| EXERCISE DESCRIPTION |
Filter the entries down to the lines holding "rawex", then copy those lines.

Entries taken from a collection
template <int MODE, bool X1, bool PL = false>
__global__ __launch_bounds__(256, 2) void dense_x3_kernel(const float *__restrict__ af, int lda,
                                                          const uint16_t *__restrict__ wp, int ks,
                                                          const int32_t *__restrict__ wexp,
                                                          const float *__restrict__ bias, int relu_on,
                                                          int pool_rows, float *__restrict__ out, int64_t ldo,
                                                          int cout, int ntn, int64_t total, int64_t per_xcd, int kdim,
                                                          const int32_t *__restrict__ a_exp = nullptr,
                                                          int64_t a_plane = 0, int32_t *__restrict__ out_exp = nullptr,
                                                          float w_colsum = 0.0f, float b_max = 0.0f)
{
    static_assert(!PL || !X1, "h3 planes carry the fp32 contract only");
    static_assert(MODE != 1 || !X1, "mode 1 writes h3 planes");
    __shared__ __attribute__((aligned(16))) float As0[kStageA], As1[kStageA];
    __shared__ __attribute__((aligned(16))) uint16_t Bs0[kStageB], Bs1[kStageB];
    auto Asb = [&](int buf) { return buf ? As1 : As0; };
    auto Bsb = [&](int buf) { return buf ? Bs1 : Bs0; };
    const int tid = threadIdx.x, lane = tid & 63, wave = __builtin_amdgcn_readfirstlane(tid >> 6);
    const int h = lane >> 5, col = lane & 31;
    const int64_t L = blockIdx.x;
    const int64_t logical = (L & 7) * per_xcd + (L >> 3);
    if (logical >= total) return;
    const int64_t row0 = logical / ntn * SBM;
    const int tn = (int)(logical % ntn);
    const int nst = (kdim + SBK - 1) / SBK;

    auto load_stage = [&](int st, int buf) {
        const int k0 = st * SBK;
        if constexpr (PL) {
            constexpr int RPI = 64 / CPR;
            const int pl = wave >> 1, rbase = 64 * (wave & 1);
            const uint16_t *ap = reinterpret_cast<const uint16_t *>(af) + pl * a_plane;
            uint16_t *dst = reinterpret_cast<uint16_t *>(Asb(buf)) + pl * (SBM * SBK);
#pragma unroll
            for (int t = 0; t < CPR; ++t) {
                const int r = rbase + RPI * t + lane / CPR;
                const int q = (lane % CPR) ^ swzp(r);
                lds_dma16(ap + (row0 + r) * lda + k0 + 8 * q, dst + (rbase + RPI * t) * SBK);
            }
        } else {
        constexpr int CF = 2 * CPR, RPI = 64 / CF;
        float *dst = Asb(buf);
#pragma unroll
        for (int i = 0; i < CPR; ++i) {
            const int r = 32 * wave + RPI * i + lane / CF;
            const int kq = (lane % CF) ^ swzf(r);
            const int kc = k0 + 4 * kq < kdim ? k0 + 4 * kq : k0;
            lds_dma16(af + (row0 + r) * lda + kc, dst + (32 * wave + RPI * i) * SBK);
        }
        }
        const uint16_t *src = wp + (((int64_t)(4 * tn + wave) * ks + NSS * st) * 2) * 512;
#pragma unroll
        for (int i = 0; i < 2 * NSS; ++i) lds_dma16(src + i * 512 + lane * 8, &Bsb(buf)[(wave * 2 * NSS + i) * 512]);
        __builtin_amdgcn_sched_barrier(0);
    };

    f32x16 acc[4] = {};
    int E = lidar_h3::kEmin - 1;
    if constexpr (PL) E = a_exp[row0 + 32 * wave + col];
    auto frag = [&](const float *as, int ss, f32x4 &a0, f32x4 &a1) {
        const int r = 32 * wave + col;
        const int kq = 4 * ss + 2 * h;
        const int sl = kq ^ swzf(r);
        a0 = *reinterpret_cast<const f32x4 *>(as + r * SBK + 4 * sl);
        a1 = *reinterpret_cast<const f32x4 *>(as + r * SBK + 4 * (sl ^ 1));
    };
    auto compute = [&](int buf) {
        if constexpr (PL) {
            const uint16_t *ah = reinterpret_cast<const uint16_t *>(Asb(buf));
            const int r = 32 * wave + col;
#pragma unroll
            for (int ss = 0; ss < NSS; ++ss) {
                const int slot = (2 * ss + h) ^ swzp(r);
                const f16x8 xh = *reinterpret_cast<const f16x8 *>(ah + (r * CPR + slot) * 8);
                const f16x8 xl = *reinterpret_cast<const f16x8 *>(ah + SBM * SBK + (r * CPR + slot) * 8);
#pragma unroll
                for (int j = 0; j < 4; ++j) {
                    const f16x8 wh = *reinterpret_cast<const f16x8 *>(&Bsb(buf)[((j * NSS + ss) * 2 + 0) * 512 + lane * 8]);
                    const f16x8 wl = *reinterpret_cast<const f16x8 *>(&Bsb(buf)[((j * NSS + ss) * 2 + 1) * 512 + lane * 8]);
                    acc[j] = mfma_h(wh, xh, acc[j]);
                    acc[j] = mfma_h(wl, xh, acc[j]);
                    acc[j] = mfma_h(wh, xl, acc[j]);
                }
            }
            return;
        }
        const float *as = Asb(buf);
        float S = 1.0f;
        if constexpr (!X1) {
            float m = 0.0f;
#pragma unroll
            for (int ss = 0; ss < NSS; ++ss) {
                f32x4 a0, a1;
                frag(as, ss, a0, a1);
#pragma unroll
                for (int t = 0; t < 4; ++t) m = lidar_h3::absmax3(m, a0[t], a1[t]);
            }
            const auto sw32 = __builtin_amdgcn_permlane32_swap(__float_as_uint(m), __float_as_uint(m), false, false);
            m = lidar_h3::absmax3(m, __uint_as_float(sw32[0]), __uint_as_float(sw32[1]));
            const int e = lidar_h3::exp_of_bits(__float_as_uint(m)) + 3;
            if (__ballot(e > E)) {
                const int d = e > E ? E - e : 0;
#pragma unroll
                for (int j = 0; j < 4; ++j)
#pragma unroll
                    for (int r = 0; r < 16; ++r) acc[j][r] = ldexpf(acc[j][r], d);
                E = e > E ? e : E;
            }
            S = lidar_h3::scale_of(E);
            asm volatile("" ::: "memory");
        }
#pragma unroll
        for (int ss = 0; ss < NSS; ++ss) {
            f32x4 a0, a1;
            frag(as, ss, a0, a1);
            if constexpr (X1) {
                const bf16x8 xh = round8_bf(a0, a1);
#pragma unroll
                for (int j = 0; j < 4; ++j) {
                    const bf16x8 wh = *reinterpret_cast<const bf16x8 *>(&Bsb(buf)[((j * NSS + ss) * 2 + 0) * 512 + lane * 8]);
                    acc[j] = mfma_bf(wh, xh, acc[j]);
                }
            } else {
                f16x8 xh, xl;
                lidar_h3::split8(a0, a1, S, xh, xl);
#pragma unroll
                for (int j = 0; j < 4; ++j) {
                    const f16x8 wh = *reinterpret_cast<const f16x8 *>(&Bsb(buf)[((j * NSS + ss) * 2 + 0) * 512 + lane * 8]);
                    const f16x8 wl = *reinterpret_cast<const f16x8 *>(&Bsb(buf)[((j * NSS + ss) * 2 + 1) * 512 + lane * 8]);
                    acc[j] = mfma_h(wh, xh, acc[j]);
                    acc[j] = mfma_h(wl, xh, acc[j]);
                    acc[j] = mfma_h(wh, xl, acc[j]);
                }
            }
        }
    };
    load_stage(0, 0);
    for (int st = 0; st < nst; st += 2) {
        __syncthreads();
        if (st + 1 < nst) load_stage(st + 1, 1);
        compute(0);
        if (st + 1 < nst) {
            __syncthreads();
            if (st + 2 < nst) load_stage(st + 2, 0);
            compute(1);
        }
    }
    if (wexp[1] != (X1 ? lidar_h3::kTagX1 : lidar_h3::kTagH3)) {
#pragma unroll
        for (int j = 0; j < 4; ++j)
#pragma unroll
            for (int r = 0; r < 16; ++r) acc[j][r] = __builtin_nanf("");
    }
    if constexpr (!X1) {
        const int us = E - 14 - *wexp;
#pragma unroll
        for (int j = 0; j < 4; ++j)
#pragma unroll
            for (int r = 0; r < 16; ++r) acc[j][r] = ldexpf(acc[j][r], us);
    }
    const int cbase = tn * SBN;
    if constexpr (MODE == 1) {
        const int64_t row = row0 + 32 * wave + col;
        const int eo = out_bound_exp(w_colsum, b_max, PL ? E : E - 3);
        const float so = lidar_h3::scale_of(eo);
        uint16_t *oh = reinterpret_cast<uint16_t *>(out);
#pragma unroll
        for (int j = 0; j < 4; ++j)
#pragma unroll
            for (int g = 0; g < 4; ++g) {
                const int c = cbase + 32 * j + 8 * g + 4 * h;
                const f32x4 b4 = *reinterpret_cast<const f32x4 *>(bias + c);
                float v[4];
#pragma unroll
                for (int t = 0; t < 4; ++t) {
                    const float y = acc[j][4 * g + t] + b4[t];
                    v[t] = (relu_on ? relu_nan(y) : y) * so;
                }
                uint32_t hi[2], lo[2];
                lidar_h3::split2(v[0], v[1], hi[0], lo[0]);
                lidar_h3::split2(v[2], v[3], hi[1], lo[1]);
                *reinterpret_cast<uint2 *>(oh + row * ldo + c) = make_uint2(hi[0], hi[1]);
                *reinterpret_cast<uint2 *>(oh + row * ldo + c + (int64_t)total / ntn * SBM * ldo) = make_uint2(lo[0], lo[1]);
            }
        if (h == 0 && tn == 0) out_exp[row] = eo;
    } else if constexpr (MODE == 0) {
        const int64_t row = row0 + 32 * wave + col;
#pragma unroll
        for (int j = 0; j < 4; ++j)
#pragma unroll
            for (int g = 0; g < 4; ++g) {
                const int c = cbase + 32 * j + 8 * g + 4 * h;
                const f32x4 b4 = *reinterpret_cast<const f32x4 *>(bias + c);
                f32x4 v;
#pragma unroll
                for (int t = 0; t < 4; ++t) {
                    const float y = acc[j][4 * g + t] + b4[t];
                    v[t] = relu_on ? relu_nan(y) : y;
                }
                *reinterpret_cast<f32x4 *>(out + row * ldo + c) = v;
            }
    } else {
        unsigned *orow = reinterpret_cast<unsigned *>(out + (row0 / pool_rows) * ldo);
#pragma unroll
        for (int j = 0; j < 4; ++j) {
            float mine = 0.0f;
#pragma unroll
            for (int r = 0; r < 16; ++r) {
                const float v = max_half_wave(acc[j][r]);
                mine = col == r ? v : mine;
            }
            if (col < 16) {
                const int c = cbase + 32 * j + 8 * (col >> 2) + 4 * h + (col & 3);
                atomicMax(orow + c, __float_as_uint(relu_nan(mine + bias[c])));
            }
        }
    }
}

--

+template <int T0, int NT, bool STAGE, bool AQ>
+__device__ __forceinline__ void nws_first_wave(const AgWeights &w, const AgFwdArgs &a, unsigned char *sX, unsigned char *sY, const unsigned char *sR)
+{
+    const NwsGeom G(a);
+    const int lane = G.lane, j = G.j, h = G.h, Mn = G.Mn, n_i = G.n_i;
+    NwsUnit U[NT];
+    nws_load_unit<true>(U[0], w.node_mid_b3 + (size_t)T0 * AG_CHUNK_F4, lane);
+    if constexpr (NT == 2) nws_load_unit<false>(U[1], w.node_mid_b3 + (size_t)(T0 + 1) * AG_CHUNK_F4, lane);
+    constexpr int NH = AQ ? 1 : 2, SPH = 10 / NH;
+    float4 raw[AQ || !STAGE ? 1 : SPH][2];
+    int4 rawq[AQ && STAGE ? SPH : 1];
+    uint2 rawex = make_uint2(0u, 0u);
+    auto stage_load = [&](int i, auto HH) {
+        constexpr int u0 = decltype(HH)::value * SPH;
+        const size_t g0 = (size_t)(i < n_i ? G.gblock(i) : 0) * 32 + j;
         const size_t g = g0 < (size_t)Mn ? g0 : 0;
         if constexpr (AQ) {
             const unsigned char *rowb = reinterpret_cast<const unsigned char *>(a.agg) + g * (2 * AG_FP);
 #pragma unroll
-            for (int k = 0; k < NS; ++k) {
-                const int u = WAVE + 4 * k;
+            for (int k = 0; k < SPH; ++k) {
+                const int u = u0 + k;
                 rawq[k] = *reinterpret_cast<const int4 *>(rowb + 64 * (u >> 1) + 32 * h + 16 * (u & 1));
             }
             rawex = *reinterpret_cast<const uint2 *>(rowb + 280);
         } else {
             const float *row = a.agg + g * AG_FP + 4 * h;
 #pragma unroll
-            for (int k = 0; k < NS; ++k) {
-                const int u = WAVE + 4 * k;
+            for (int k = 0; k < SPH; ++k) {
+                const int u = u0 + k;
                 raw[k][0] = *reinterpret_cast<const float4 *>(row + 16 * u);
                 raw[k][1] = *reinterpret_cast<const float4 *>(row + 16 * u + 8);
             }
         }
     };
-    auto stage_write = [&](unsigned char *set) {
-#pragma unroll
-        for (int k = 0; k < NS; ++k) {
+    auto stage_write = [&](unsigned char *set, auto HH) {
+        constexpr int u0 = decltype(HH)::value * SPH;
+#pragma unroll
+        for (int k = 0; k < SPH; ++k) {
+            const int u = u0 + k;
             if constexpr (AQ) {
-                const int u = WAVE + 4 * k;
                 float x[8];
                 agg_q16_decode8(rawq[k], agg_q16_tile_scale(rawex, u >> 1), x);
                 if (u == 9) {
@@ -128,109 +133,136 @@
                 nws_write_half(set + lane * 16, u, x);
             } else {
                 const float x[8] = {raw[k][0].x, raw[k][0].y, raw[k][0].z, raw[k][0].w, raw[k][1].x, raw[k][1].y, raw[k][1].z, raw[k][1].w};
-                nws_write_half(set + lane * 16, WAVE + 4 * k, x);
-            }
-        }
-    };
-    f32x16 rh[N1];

| SOLVED EXERCISE |
+    uint2 rawex = make_uint2(0u, 0u);
             rawex = *reinterpret_cast<const uint2 *>(rowb + 280);
                 agg_q16_decode8(rawq[k], agg_q16_tile_scale(rawex, u >> 1), x);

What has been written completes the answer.